(Task)
Find the string "item" in the records. Copy each line that has it.

Collected data
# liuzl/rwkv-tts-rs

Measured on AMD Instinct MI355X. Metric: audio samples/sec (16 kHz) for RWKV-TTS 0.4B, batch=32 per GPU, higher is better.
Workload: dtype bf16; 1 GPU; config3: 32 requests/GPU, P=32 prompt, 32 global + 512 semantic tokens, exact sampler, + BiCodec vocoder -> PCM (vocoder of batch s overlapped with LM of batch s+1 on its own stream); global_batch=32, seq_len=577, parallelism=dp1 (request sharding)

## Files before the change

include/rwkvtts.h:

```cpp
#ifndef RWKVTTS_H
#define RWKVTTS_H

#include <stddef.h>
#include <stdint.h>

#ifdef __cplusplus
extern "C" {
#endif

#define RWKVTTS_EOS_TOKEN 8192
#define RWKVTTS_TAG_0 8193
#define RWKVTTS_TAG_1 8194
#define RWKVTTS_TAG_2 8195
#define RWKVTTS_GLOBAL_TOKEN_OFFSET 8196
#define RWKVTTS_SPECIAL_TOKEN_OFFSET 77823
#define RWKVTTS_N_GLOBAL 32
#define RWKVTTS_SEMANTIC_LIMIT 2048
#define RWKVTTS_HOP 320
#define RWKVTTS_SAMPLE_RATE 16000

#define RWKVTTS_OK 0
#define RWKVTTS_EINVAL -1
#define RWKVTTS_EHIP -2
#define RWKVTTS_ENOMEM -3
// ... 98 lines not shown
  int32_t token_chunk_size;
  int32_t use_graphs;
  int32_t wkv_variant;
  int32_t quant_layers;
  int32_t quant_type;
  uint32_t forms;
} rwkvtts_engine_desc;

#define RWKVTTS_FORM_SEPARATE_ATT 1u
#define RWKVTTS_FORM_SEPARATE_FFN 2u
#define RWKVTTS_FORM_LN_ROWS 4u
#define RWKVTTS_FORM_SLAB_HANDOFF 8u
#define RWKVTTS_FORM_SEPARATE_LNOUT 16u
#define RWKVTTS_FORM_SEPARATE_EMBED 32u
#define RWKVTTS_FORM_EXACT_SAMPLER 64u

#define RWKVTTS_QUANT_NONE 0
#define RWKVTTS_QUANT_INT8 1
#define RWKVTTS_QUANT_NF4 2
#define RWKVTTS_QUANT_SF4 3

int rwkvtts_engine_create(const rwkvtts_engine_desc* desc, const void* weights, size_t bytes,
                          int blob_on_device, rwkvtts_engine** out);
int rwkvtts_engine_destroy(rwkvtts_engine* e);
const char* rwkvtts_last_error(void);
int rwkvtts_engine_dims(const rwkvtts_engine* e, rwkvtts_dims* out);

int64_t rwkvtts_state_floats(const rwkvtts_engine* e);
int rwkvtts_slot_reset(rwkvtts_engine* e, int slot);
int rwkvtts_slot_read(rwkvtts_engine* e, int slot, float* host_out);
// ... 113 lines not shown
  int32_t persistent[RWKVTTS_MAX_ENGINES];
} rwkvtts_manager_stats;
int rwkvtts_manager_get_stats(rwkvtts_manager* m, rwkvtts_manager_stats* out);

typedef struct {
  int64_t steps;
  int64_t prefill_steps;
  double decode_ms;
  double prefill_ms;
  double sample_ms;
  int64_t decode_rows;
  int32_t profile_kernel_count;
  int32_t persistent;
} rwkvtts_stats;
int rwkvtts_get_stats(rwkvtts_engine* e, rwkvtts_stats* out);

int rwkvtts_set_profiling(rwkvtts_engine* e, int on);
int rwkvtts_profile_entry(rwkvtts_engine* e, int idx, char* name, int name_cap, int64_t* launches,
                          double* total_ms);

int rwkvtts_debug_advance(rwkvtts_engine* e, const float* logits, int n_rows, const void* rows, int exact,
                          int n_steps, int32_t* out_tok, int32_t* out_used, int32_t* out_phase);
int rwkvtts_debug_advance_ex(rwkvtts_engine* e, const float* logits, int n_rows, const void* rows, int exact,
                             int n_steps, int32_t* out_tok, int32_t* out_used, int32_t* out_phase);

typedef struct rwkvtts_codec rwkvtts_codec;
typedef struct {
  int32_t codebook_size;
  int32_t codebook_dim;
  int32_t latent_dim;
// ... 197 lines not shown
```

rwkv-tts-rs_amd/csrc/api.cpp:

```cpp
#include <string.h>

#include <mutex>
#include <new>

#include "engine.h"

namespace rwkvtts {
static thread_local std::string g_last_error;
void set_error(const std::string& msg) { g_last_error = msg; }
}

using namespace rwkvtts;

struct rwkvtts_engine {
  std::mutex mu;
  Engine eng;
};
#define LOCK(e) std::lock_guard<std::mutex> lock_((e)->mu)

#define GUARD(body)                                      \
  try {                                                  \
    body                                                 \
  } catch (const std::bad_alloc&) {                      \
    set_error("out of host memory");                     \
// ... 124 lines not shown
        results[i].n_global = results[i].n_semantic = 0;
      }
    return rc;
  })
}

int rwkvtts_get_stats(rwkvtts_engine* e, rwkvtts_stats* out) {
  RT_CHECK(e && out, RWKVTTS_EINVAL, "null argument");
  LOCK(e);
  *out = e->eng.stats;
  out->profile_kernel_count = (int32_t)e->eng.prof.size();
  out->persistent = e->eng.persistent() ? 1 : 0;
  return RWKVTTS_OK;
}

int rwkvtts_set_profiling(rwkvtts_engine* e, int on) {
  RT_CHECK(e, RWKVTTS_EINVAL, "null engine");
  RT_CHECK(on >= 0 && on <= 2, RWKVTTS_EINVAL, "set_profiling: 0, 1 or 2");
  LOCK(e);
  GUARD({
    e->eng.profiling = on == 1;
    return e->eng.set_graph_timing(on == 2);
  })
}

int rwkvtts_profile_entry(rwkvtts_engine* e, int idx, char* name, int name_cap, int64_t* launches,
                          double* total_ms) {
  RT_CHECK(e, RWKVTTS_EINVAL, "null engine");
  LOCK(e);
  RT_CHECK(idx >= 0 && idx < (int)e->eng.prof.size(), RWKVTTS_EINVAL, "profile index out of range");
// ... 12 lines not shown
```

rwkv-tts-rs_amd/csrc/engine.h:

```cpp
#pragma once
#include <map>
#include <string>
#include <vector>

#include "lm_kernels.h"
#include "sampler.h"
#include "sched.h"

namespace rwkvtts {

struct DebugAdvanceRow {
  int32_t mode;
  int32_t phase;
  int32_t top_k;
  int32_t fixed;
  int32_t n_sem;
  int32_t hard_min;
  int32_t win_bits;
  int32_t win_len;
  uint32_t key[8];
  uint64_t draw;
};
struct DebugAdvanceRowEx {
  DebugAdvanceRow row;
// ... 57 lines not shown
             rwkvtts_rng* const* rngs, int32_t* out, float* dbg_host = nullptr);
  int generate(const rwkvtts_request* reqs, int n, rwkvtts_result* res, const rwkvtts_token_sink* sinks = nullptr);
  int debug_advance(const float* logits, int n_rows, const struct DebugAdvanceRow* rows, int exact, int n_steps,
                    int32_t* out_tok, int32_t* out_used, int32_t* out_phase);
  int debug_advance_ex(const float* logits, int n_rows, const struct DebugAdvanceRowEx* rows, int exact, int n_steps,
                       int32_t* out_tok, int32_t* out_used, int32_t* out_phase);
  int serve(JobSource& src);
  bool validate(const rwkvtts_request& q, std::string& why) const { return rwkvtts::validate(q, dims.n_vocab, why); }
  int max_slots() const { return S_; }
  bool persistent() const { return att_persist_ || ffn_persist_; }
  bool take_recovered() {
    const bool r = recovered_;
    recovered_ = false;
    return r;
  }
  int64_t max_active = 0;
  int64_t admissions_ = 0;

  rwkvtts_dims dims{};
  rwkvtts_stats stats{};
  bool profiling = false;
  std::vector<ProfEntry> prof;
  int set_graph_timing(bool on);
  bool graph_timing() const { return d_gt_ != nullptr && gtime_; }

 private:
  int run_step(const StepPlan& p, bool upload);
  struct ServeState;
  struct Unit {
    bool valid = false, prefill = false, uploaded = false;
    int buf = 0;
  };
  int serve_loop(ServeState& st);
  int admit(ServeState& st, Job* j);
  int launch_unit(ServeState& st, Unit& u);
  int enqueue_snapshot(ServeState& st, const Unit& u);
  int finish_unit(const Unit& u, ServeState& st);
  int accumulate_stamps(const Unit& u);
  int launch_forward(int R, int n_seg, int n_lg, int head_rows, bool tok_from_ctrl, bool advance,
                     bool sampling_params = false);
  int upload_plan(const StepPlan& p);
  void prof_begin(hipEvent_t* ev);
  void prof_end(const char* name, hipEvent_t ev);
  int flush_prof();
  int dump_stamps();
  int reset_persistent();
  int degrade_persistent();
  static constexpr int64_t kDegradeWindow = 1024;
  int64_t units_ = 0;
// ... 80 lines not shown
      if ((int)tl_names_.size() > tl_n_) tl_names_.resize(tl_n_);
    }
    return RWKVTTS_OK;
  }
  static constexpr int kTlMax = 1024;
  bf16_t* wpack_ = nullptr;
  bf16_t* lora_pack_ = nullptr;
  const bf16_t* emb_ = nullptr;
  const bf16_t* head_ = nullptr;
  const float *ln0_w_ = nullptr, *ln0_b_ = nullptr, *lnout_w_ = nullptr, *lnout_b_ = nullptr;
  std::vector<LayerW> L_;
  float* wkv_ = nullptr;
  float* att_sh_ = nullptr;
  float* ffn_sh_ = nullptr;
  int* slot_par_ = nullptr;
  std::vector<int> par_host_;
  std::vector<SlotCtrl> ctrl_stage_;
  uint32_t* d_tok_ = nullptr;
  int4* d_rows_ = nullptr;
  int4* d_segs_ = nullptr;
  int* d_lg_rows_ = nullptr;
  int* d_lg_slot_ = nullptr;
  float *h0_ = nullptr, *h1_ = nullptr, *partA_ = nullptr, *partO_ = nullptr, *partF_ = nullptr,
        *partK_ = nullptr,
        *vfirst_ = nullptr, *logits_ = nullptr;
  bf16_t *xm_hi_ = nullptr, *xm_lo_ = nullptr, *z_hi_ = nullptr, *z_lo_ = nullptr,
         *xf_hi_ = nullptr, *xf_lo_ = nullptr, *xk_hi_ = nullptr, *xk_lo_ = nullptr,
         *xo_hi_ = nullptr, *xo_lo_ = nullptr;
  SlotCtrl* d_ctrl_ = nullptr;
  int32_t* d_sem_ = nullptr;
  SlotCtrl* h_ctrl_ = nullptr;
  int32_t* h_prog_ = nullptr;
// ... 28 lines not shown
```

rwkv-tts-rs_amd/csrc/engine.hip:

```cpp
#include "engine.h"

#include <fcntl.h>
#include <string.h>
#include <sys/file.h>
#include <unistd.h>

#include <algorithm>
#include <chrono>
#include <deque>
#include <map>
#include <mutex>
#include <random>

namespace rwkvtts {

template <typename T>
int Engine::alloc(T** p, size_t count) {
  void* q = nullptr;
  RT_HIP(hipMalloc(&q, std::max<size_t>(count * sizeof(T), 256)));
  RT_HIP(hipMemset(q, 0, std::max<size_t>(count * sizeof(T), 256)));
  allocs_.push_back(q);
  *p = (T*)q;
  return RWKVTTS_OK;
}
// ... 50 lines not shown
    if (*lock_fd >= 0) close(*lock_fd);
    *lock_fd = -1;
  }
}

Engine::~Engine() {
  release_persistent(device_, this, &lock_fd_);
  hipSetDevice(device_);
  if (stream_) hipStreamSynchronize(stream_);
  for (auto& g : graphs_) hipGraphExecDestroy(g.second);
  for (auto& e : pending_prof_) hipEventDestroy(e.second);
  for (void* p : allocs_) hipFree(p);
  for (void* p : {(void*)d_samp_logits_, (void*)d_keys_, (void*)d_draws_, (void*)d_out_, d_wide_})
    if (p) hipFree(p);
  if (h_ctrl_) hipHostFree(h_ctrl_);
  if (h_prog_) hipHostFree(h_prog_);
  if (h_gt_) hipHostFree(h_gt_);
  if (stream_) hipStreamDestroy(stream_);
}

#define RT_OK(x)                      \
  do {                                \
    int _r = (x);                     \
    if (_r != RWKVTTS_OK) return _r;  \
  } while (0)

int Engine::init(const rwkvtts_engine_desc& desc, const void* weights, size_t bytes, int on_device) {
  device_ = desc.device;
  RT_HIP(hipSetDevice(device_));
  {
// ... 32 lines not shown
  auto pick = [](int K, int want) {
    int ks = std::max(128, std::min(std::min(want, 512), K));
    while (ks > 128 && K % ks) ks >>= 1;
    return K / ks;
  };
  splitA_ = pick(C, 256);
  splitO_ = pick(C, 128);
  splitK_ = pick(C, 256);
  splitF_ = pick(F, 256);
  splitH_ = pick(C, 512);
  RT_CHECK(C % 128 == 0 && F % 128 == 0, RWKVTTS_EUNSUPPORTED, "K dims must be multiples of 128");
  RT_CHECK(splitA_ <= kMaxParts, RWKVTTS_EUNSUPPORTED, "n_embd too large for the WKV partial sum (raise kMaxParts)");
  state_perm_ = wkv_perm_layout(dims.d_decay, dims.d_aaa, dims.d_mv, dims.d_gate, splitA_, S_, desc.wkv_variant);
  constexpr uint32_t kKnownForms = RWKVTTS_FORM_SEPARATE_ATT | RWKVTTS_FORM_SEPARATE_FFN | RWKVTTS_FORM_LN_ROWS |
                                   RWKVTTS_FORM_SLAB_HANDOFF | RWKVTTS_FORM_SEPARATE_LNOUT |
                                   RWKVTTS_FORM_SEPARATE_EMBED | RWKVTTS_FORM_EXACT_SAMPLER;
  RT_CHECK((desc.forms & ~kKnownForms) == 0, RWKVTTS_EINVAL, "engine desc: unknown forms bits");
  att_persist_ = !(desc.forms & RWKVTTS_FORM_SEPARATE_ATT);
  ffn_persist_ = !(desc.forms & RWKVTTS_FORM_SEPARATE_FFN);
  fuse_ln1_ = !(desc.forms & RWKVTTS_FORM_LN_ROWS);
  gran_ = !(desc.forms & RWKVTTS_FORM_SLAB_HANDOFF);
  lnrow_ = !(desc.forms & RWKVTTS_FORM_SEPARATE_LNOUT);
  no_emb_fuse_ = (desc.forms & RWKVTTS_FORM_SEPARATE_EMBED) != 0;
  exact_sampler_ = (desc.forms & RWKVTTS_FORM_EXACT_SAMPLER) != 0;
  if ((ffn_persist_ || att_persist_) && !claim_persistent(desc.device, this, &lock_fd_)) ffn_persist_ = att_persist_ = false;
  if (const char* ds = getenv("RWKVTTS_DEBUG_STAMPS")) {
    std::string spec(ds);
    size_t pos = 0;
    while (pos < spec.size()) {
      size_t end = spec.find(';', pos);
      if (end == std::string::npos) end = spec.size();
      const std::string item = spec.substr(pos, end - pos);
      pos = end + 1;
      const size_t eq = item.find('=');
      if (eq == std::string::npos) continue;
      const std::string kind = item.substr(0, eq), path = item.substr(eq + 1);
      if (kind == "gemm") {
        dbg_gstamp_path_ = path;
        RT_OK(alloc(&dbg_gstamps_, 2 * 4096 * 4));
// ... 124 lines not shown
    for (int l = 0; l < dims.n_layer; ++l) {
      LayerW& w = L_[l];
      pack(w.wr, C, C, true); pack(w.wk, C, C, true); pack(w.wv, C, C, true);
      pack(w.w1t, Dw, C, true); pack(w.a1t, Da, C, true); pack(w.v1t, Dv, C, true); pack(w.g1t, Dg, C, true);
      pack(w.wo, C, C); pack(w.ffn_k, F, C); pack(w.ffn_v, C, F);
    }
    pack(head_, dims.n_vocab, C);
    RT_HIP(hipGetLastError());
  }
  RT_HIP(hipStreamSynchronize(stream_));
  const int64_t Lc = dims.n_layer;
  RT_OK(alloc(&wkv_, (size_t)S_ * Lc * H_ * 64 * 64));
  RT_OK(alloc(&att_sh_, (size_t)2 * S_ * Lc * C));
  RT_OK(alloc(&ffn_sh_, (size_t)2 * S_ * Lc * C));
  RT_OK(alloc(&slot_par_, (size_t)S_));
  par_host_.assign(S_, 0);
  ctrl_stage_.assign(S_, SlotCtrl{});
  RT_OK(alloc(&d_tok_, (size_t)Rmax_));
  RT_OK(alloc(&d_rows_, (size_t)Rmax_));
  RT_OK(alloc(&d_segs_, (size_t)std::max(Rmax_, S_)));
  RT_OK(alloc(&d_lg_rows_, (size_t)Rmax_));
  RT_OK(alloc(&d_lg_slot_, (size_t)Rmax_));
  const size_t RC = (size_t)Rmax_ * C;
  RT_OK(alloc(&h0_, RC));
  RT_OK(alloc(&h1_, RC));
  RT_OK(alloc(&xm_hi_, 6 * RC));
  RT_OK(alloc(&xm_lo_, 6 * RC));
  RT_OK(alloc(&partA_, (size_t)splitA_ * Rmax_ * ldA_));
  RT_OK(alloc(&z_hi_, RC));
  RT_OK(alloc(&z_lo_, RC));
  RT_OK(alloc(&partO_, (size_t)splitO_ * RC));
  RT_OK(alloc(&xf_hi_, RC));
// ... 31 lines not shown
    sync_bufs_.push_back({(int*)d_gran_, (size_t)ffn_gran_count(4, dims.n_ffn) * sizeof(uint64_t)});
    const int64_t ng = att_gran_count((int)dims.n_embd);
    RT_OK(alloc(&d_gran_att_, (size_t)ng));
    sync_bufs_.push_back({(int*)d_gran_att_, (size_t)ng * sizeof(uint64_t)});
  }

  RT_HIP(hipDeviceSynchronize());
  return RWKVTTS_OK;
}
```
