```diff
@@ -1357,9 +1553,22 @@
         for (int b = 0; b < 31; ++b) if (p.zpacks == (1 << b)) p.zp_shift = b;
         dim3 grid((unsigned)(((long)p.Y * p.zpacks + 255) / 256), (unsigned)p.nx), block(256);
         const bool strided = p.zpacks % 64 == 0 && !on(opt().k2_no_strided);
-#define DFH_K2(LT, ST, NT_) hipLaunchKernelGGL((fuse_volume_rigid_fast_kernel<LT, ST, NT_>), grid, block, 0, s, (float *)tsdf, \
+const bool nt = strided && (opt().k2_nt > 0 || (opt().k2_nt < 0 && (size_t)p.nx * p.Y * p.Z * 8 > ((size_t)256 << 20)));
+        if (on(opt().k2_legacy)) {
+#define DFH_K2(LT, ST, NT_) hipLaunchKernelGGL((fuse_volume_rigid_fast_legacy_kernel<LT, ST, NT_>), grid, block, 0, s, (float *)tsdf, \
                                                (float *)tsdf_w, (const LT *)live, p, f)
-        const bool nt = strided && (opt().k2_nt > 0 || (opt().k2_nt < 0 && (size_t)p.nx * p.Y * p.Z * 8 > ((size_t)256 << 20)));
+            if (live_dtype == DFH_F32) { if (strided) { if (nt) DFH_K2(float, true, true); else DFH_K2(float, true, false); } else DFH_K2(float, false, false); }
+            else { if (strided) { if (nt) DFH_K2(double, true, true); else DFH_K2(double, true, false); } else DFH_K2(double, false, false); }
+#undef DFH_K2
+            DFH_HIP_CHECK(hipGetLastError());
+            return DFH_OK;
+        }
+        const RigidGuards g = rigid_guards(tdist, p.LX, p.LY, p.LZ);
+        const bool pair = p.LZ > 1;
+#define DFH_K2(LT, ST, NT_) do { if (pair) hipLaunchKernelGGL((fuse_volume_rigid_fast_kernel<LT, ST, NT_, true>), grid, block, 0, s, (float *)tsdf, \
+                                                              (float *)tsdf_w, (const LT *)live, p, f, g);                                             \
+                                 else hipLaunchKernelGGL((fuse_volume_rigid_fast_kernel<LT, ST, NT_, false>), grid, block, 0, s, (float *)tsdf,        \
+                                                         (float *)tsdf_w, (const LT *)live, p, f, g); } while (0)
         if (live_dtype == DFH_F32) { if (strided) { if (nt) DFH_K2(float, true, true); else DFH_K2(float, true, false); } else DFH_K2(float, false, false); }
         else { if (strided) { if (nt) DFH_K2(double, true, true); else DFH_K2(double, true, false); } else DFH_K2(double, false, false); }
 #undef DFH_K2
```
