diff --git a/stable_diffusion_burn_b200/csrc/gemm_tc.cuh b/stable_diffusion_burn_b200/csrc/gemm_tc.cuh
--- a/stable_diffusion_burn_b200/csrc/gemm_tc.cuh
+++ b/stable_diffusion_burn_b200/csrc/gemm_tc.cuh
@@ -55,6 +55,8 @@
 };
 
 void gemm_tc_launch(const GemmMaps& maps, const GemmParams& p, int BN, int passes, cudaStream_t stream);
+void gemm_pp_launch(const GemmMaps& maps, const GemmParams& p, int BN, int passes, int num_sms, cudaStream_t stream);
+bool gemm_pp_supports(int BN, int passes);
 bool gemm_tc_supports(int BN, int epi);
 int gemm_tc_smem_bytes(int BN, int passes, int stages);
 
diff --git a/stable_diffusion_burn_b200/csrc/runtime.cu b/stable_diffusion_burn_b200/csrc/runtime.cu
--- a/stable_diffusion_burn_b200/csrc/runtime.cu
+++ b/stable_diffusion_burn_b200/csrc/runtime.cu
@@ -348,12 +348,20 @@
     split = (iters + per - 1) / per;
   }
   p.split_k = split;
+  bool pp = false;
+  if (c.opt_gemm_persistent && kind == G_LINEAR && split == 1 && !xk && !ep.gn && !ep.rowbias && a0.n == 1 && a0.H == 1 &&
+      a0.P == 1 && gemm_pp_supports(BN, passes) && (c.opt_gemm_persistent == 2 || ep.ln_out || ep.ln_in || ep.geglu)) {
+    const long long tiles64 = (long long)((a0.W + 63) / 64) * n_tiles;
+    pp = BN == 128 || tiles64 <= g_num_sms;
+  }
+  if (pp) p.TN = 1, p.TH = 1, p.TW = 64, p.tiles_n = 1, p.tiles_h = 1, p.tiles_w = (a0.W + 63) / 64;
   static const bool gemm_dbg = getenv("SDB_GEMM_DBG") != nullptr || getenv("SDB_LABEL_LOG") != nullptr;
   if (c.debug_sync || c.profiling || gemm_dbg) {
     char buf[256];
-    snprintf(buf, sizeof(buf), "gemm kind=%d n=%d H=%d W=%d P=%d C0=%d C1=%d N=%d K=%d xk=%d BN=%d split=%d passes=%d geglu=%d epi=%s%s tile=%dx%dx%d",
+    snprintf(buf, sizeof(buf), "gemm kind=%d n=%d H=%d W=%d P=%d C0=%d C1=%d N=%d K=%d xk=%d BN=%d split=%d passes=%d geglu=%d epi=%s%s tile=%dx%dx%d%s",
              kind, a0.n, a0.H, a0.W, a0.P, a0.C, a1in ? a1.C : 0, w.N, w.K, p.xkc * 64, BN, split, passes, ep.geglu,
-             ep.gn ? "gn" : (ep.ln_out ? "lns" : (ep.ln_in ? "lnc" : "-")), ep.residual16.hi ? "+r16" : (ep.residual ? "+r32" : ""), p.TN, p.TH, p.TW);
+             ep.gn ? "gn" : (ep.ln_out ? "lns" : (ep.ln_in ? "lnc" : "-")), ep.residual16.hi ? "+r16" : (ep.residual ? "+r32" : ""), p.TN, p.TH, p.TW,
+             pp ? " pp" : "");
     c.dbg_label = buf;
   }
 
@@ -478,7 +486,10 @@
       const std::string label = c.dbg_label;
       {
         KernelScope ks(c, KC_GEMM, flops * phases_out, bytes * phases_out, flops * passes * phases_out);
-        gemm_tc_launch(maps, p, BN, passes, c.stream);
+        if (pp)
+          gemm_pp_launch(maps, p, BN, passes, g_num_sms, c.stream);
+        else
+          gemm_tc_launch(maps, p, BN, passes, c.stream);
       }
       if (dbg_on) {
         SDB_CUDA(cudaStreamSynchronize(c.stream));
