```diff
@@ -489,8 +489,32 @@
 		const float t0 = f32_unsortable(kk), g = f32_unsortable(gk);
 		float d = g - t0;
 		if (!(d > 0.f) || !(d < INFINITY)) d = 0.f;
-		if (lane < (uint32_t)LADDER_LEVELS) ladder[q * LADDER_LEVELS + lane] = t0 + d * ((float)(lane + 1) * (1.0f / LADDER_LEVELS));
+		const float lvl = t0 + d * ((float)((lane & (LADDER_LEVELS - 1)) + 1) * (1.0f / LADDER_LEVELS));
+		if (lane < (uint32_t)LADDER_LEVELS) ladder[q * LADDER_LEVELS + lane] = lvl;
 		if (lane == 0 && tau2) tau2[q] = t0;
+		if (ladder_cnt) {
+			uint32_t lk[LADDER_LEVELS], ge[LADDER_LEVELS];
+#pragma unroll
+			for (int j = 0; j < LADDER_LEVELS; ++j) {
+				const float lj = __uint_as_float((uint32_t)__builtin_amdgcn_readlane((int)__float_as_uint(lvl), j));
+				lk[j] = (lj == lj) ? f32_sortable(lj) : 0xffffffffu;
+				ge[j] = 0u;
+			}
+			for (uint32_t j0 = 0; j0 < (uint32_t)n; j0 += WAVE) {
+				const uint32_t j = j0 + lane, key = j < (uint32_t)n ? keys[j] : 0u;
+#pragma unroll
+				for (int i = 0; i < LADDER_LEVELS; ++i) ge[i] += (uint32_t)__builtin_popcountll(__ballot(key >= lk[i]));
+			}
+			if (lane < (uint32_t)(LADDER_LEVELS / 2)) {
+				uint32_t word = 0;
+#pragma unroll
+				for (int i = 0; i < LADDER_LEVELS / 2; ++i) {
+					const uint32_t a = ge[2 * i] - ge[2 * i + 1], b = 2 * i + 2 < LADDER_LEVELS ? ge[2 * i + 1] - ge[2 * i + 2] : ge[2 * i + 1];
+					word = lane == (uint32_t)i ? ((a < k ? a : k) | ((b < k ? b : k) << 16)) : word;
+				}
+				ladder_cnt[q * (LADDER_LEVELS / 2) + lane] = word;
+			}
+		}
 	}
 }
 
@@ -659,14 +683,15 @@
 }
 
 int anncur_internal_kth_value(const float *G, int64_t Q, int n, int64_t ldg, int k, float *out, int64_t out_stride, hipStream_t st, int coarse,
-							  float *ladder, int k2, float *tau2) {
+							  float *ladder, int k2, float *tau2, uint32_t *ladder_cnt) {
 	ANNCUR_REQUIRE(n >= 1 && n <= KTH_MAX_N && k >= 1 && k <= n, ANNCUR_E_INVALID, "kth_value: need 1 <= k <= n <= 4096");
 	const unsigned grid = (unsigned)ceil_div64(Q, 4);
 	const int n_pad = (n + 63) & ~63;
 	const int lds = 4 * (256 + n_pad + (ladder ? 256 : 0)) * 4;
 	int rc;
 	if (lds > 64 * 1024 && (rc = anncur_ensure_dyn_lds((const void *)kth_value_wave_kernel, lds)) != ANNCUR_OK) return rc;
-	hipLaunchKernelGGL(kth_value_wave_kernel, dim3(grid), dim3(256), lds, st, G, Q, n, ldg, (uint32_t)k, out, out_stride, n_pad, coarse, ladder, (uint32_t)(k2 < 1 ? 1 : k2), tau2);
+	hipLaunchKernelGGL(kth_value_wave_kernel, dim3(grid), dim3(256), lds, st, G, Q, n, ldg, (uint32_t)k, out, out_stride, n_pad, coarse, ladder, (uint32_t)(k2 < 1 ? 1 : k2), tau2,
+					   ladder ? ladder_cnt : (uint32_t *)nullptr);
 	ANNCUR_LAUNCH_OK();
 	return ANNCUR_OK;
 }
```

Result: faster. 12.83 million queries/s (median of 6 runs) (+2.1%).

(Response to the exercise)
      const std::string item = spec.substr(pos, end - pos);
      const size_t eq = item.find('=');
      const std::string kind = item.substr(0, eq), path = item.substr(eq + 1);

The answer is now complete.